La question de l’immigration joue aussi son rôle. Les « belles gens » adorent les immigrés : ils donnent des bonnes aux riches et permettent de faire pression sur les salaires, sans oublier la concurrence sur les aides et les logements sociaux. L’UE est résolument « immigrationniste » afin de stabiliser une armée industrielle de réserve conséquente. En mettant en avant la question de l’immigration, Marine Le Pen joue sur du velours. Elle peut même se présenter comme plus laïque et meilleure dans la défense de l’égalité entre les femmes et les hommes que les adorateurs des Frères musulmans… Il faudrait aborder ces questions d’un point de vue démocratique et de classe. Du point de vue démocratique, les citoyens français ont le droit de déterminer qui peut entrer dans notre pays et à quelle condition. Il n’y a rien de scandaleux à cela. Pour les immigrés qui sont installés en France et comptent y rester, il faut exiger, comme l’ont fait les sociaux-démocrates danois, l’assimilation : apprendre la langue française, respecter les lois françaises et ne pas exiger de traitement particulier à l’école. Outre les lois, il y a les mœurs et chaque pays est légitimement attaché à ses mœurs, et le visage masqué, les accoutrements d’un autre âge ou les piscines avec horaires réservés aux femmes sont contraires aux mœurs françaises. Tous les immigrés qui veulent devenir des Français comme les autres peuvent ainsi être chaleureusement accueillis. Mais la gauche, dont les sommets placent leurs enfants dans des écoles privées pour qu’ils n’aient pas à fréquenter les « Arabes », a renoncé à l’assimilation, c’est-à-dire à l’égalité républicaine.
Il y a un dernier point, culturel et politique, celui de l’identité de la nation. Le slogan lepéniste « On est chez nous » est loin d’être stupide, même si les bourgeois cosmopolites qui se sentent partout chez eux le méprisent. Chacun sait que, pour les pauvres, la nation est le seul « chez soi », le seul abri qui reste dans un monde ravagé par la libre concurrence et les délocalisations. Dans une France disloquée, archipélisée pour reprendre les analyses de Jérôme Fourquet, « être chez soi », c’est vouloir retrouver un peu de cette fraternité qu’ont totalement oubliée ceux qui ne savent plus que répéter comme des machines les slogans sur les « valeurs de la République ».
Toutes les raisons indiquées ici montrent assez clairement que la gauche a renoncé à entendre et à partager les sentiments du peuple, d’un peuple qui lui est devenu profondément étranger — souvenons-nous comment tous ces gens ont traité les « gilets jaunes », reprenant sans le savoir les diatribes haineuses des bourgeois contre la Commune de Paris.
Vouloir reconstruire la gauche est absurde.

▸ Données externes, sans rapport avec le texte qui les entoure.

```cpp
static void launch_label_prologue_romix(const LabelKernelArgs *args,
                                        uint32_t blocks, hipStream_t stream) {
  hipLaunchKernelGGL(post_label_prologue_kernel, dim3(blocks),
                     dim3(POSTE_THREADS), 0, stream, *args);
  if (poste_label_romix_lean_ok(args->scrypt_n, args->gap_shift,
                                args->scratch_lanes)) {
    hipLaunchKernelGGL(post_label_romix_kernel, dim3(blocks),
                       dim3(POSTE_THREADS), 0, stream, *args);
  } else {
    hipLaunchKernelGGL(post_label_romix_gap_kernel, dim3(blocks),
                       dim3(POSTE_THREADS), 0, stream, *args);
  }
}

hipError_t poste_launch_label_kernel(const LabelKernelArgs *args,
                                     uint32_t blocks, hipStream_t stream) {
  launch_label_prologue_romix(args, blocks, stream);
  hipLaunchKernelGGL(post_label_tail_kernel, dim3(blocks),
                     dim3(POSTE_THREADS), 0, stream, *args);
  return hipGetLastError();
}

hipError_t poste_launch_label_prologue(const LabelKernelArgs *args,
                                       uint32_t blocks, hipStream_t stream) {
  hipLaunchKernelGGL(post_label_prologue_kernel, dim3(blocks),
                     dim3(POSTE_THREADS), 0, stream, *args);
  return hipGetLastError();
}

hipError_t poste_launch_label_tail(const LabelKernelArgs *args,
                                   uint32_t blocks, hipStream_t stream) {
  hipLaunchKernelGGL(post_label_tail_kernel, dim3(blocks),
                     dim3(POSTE_THREADS), 0, stream, *args);
  return hipGetLastError();
}

static bool romix_phase_ok(const RomixPhaseArgs *a) {
  return a->count >= 1 && a->count <= a->slot_count &&
         a->slot_base + a->slot_count <= a->scratch_lanes &&
         poste_label_romix_lean_ok(a->scrypt_n, 0, a->scratch_lanes);
}

hipError_t poste_launch_romix_fill(const RomixPhaseArgs *args,
                                   hipStream_t stream) {
  if (!romix_phase_ok(args)) return hipErrorInvalidValue;
  const uint32_t quads = POSTE_THREADS / 4;
  hipLaunchKernelGGL(post_label_romix_fill_kernel,
                     dim3((uint32_t)((args->count + quads - 1) / quads)),
                     dim3(POSTE_THREADS), 0, stream, *args);
  return hipGetLastError();
}

hipError_t poste_launch_romix_mix(const RomixPhaseArgs *args,
                                  hipStream_t stream) {
  if (!romix_phase_ok(args)) return hipErrorInvalidValue;
  const uint32_t quads = POSTE_THREADS / 4;
  hipLaunchKernelGGL(post_label_romix_mix_kernel,
                     dim3((uint32_t)((args->count + quads - 1) / quads)),
                     dim3(POSTE_THREADS), 0, stream, *args);
  return hipGetLastError();
}

hipError_t poste_launch_label_audit(const AuditKernelArgs *args,
                                    uint32_t blocks, hipStream_t stream) {
  launch_label_prologue_romix(&args->label, blocks, stream);
  hipLaunchKernelGGL(post_label_audit_tail_kernel, dim3(blocks),
                     dim3(POSTE_THREADS), 0, stream, *args);
  return hipGetLastError();
}

hipError_t poste_launch_verify_pred_kernel(const VerifyPredArgs *args,
                                           uint32_t blocks,
                                           hipStream_t stream) {
  size_t lds = 1024 * 4 + 256;
  hipLaunchKernelGGL(post_verify_pred_kernel, dim3(blocks),
                     dim3(POSTE_THREADS), lds, stream, *args);
  return hipGetLastError();
}

uint64_t poste_label_resident_slots(uint32_t gap_shift) {
  const void *kern =
      gap_shift == 0
          ? reinterpret_cast<const void *>(post_label_romix_kernel)
          : reinterpret_cast<const void *>(post_label_romix_gap_kernel);
  int blocks_per_cu = 0;
  if (hipOccupancyMaxActiveBlocksPerMultiprocessor(&blocks_per_cu, kern,
                                                   POSTE_THREADS, 0) !=
          hipSuccess ||
      blocks_per_cu <= 0)
    blocks_per_cu = 2;
  hipDeviceProp_t prop;
  int dev = 0;
  (void)hipGetDevice(&dev);
  int cus = 256;
  if (hipGetDeviceProperties(&prop, dev) == hipSuccess)
    cus = prop.multiProcessorCount;
  return (uint64_t)blocks_per_cu * cus * (POSTE_THREADS / 4);
}

static uint32_t scan_block_cap(uint32_t variant_cap) {
  const char *e = getenv("POST_SCAN_MAX_BLOCKS");
  if (!e) return variant_cap;
  long v = strtol(e, nullptr, 10);
  return v >= 1 && v < (long)variant_cap ? (uint32_t)v : variant_cap;
}

hipError_t poste_launch_scan_kernel(const ScanKernelArgs *args,
                                    uint32_t blocks, hipStream_t stream) {
  const uint32_t cap = scan_block_cap(8192);
  if (blocks > cap) blocks = cap;
  const char *e = getenv("POST_SCAN_MODE");
  const char *m = e ? e : "tt4";
  if (strcmp(m, "shared") == 0) {
    size_t lds = 1024 * 4 + 256;
    hipLaunchKernelGGL(post_scan_kernel, dim3(blocks), dim3(POSTE_THREADS),
                       lds, stream, *args);
    return hipGetLastError();
  }
  if (strcmp(m, "tt4") == 0) {
    static bool attr_ok = [] {
      return hipFuncSetAttribute(
                 (const void *)post_scan_tt4_kernel,
                 hipFuncAttributeMaxDynamicSharedMemorySize,
                 32768 * 4) == hipSuccess;
    }();
    if (attr_ok) {
      uint32_t b4 = (uint32_t)((args->count + 1023) / 1024);
      const uint32_t cap4 = scan_block_cap(2048);
      if (b4 > cap4) b4 = cap4;
      if (b4 == 0) b4 = 1;
      hipLaunchKernelGGL(post_scan_tt4_kernel, dim3(b4), dim3(1024),
                         32768 * 4, stream, *args);
      return hipGetLastError();
    }
    m = "bankrep";
  }
  const bool bg = strstr(m, "bg") != nullptr;
  const bool wide = strstr(m, "512") != nullptr;
  size_t lds = 8192 * 4;
  if (wide) {
    uint32_t b5 = (uint32_t)((args->count + 511) / 512);
    const uint32_t cap5 = scan_block_cap(4096);
    if (b5 > cap5) b5 = cap5;
    if (b5 == 0) b5 = 1;
    if (bg)
      hipLaunchKernelGGL((post_scan_bankrep_kernel<512, true>), dim3(b5),
                         dim3(512), lds, stream, *args);
    else
      hipLaunchKernelGGL((post_scan_bankrep_kernel<512, false>), dim3(b5),
                         dim3(512), lds, stream, *args);
  } else if (bg) {
    hipLaunchKernelGGL((post_scan_bankrep_kernel<POSTE_THREADS, true>),
                       dim3(blocks), dim3(POSTE_THREADS), lds, stream,
                       *args);
  } else {
    hipLaunchKernelGGL((post_scan_bankrep_kernel<POSTE_THREADS, false>),
                       dim3(blocks), dim3(POSTE_THREADS), lds, stream,
                       *args);
  }
  return hipGetLastError();
}
}
```

Baseline: 2.157 million labels/s.

## Run PBKDF2 prologue and tail with one thread per label instead of quads

The prologue, tail and audit-tail kernels previously had four lanes each redundantly compute the full HMAC-SHA256 work for a label, with each lane keeping only its quarter. Now one thread handles a whole label, writing and reading all eight uint4 chunks in the quad-interleaved layout the romix kernels expect. The grid for these SHA kernels is capped to the blocks actually needed. This removes 4x redundant SHA work, at the cost of higher per-thread register pressure and strided uint4 memory accesses.

```diff
diff --git a/go-spacemesh_amd/csrc/kernels.hip b/go-spacemesh_amd/csrc/kernels.hip
--- a/go-spacemesh_amd/csrc/kernels.hip
+++ b/go-spacemesh_amd/csrc/kernels.hip
@@ -116,26 +116,6 @@
   X1[0] = t0; X1[1] = t1; X1[2] = t2; X1[3] = t3;
 }
 
-__device__ __forceinline__ void canon_to_z(const uint32_t x[16], uint32_t sub,
-                                           uint32_t z[4]) {
-  uint32_t s0 = sub == 0 ? x[0] : sub == 1 ? x[5] : sub == 2 ? x[10] : x[15];
-  uint32_t s1 = sub == 0 ? x[4] : sub == 1 ? x[9] : sub == 2 ? x[14] : x[3];
-  uint32_t s2 = sub == 0 ? x[8] : sub == 1 ? x[13] : sub == 2 ? x[2] : x[7];
-  uint32_t s3 = sub == 0 ? x[12] : sub == 1 ? x[1] : sub == 2 ? x[6] : x[11];
-  z[0] = s0; z[1] = s1; z[2] = s2; z[3] = s3;
-}
-
-__device__ __forceinline__ void z_to_msg_be(const uint32_t z[4],
-                                            uint32_t m[16]) {
-#pragma unroll
-  for (int v = 0; v < 4; v++) {
-    m[(4 * v + 0) & 15] = __builtin_bswap32(SWZ(z[v], 0x00));
-    m[(4 * v + 5) & 15] = __builtin_bswap32(SWZ(z[v], 0x55));
-    m[(4 * v + 10) & 15] = __builtin_bswap32(SWZ(z[v], 0xAA));
-    m[(4 * v + 15) & 15] = __builtin_bswap32(SWZ(z[v], 0xFF));
-  }
-}
-
 
 __device__ __forceinline__ void hmac_outer(const uint32_t ho[8],
                                            const uint32_t inner[8],
@@ -178,18 +158,36 @@
   sha_compress(ho, m);
 }
 
+
+__device__ __forceinline__ void canon_to_chunks(const uint32_t x[16],
+                                                uint4 *p) {
+#pragma unroll
+  for (int c = 0; c < 4; c++)
+    p[c] = make_uint4(x[(5 * c) & 15], x[(4 + 5 * c) & 15],
+                      x[(8 + 5 * c) & 15], x[(12 + 5 * c) & 15]);
+}
+
+__device__ __forceinline__ void chunks_to_msg_be(const uint4 *p,
+                                                 uint32_t m[16]) {
+#pragma unroll
+  for (int c = 0; c < 4; c++) {
+    const uint4 v = p[c];
+    m[(5 * c) & 15] = __builtin_bswap32(v.x);
+    m[(4 + 5 * c) & 15] = __builtin_bswap32(v.y);
+    m[(8 + 5 * c) & 15] = __builtin_bswap32(v.z);
+    m[(12 + 5 * c) & 15] = __builtin_bswap32(v.w);
+  }
+}
+
 __global__ void __launch_bounds__(POSTE_THREADS)
 post_label_prologue_kernel(LabelKernelArgs a) {
   const unsigned long long lane =
       (unsigned long long)blockIdx.x * blockDim.x + threadIdx.x;
-  const unsigned long long group = lane >> 2;
   const unsigned long long gstride =
-      ((unsigned long long)gridDim.x * blockDim.x) >> 2;
-  const uint32_t sub = (uint32_t)(lane & 3);
+      (unsigned long long)gridDim.x * blockDim.x;
   uint4 *X = (uint4 *)a.xbuf;
 
-  for (unsigned long long task = group; task < a.count;
-       task += gstride) {
+  for (unsigned long long task = lane; task < a.count; task += gstride) {
     const unsigned long long index = a.indices ? a.indices[task]
                                                : a.start + task;
     const uint32_t *cw = a.commit_ids
@@ -197,7 +195,7 @@
                              : a.commitment_le;
     uint32_t hi[8], ho[8], m[16];
     hmac_states_for(cw, index, hi, ho);
-    uint32_t Z0[4], Z1[4];
+    uint4 *p = X + task * 8ull;
     for (uint32_t half = 0; half < 2; half++) {
       uint32_t cblk[16];
 #pragma unroll
@@ -218,11 +216,8 @@
         for (int k = 0; k < 8; k++)
           cblk[8 * q + k] = __builtin_bswap32(d[k]);
       }
-      canon_to_z(cblk, sub, half == 0 ? Z0 : Z1);
-    }
-    uint4 *p = X + task * 8ull;
-    p[sub] = make_uint4(Z0[0], Z0[1], Z0[2], Z0[3]);
-    p[sub + 4] = make_uint4(Z1[0], Z1[1], Z1[2], Z1[3]);
+      canon_to_chunks(cblk, p + 4 * half);
+    }
   }
 }
 
@@ -416,18 +411,15 @@
 post_label_tail_kernel(LabelKernelArgs a) {
   const unsigned long long lane =
       (unsigned long long)blockIdx.x * blockDim.x + threadIdx.x;
-  const unsigned long long group = lane >> 2;
   const unsigned long long gstride =
-      ((unsigned long long)gridDim.x * blockDim.x) >> 2;
-  const uint32_t sub = (uint32_t)(lane & 3);
+      (unsigned long long)gridDim.x * blockDim.x;
   uint4 *X = (uint4 *)a.xbuf;
 
   uint32_t min_lab[8];
   unsigned long long min_idx = 0;
   int min_found = 0;
 
-  for (unsigned long long task = group; task < a.count;
-       task += gstride) {
+  for (unsigned long long task = lane; task < a.count; task += gstride) {
     const unsigned long long index = a.indices ? a.indices[task]
                                                : a.start + task;
     const uint32_t *cw = a.commit_ids
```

Il faut construire autre chose. Un nouveau rassemblement des travailleurs, salariés ou indépendants, un bloc historique de « ceux d’en bas », remettant à l’ordre du jour les principes du socialisme et de la décence commune, loin des sottises des mélenchonistes et du double langage des lepénistes. Un parti de la république sociale, en somme.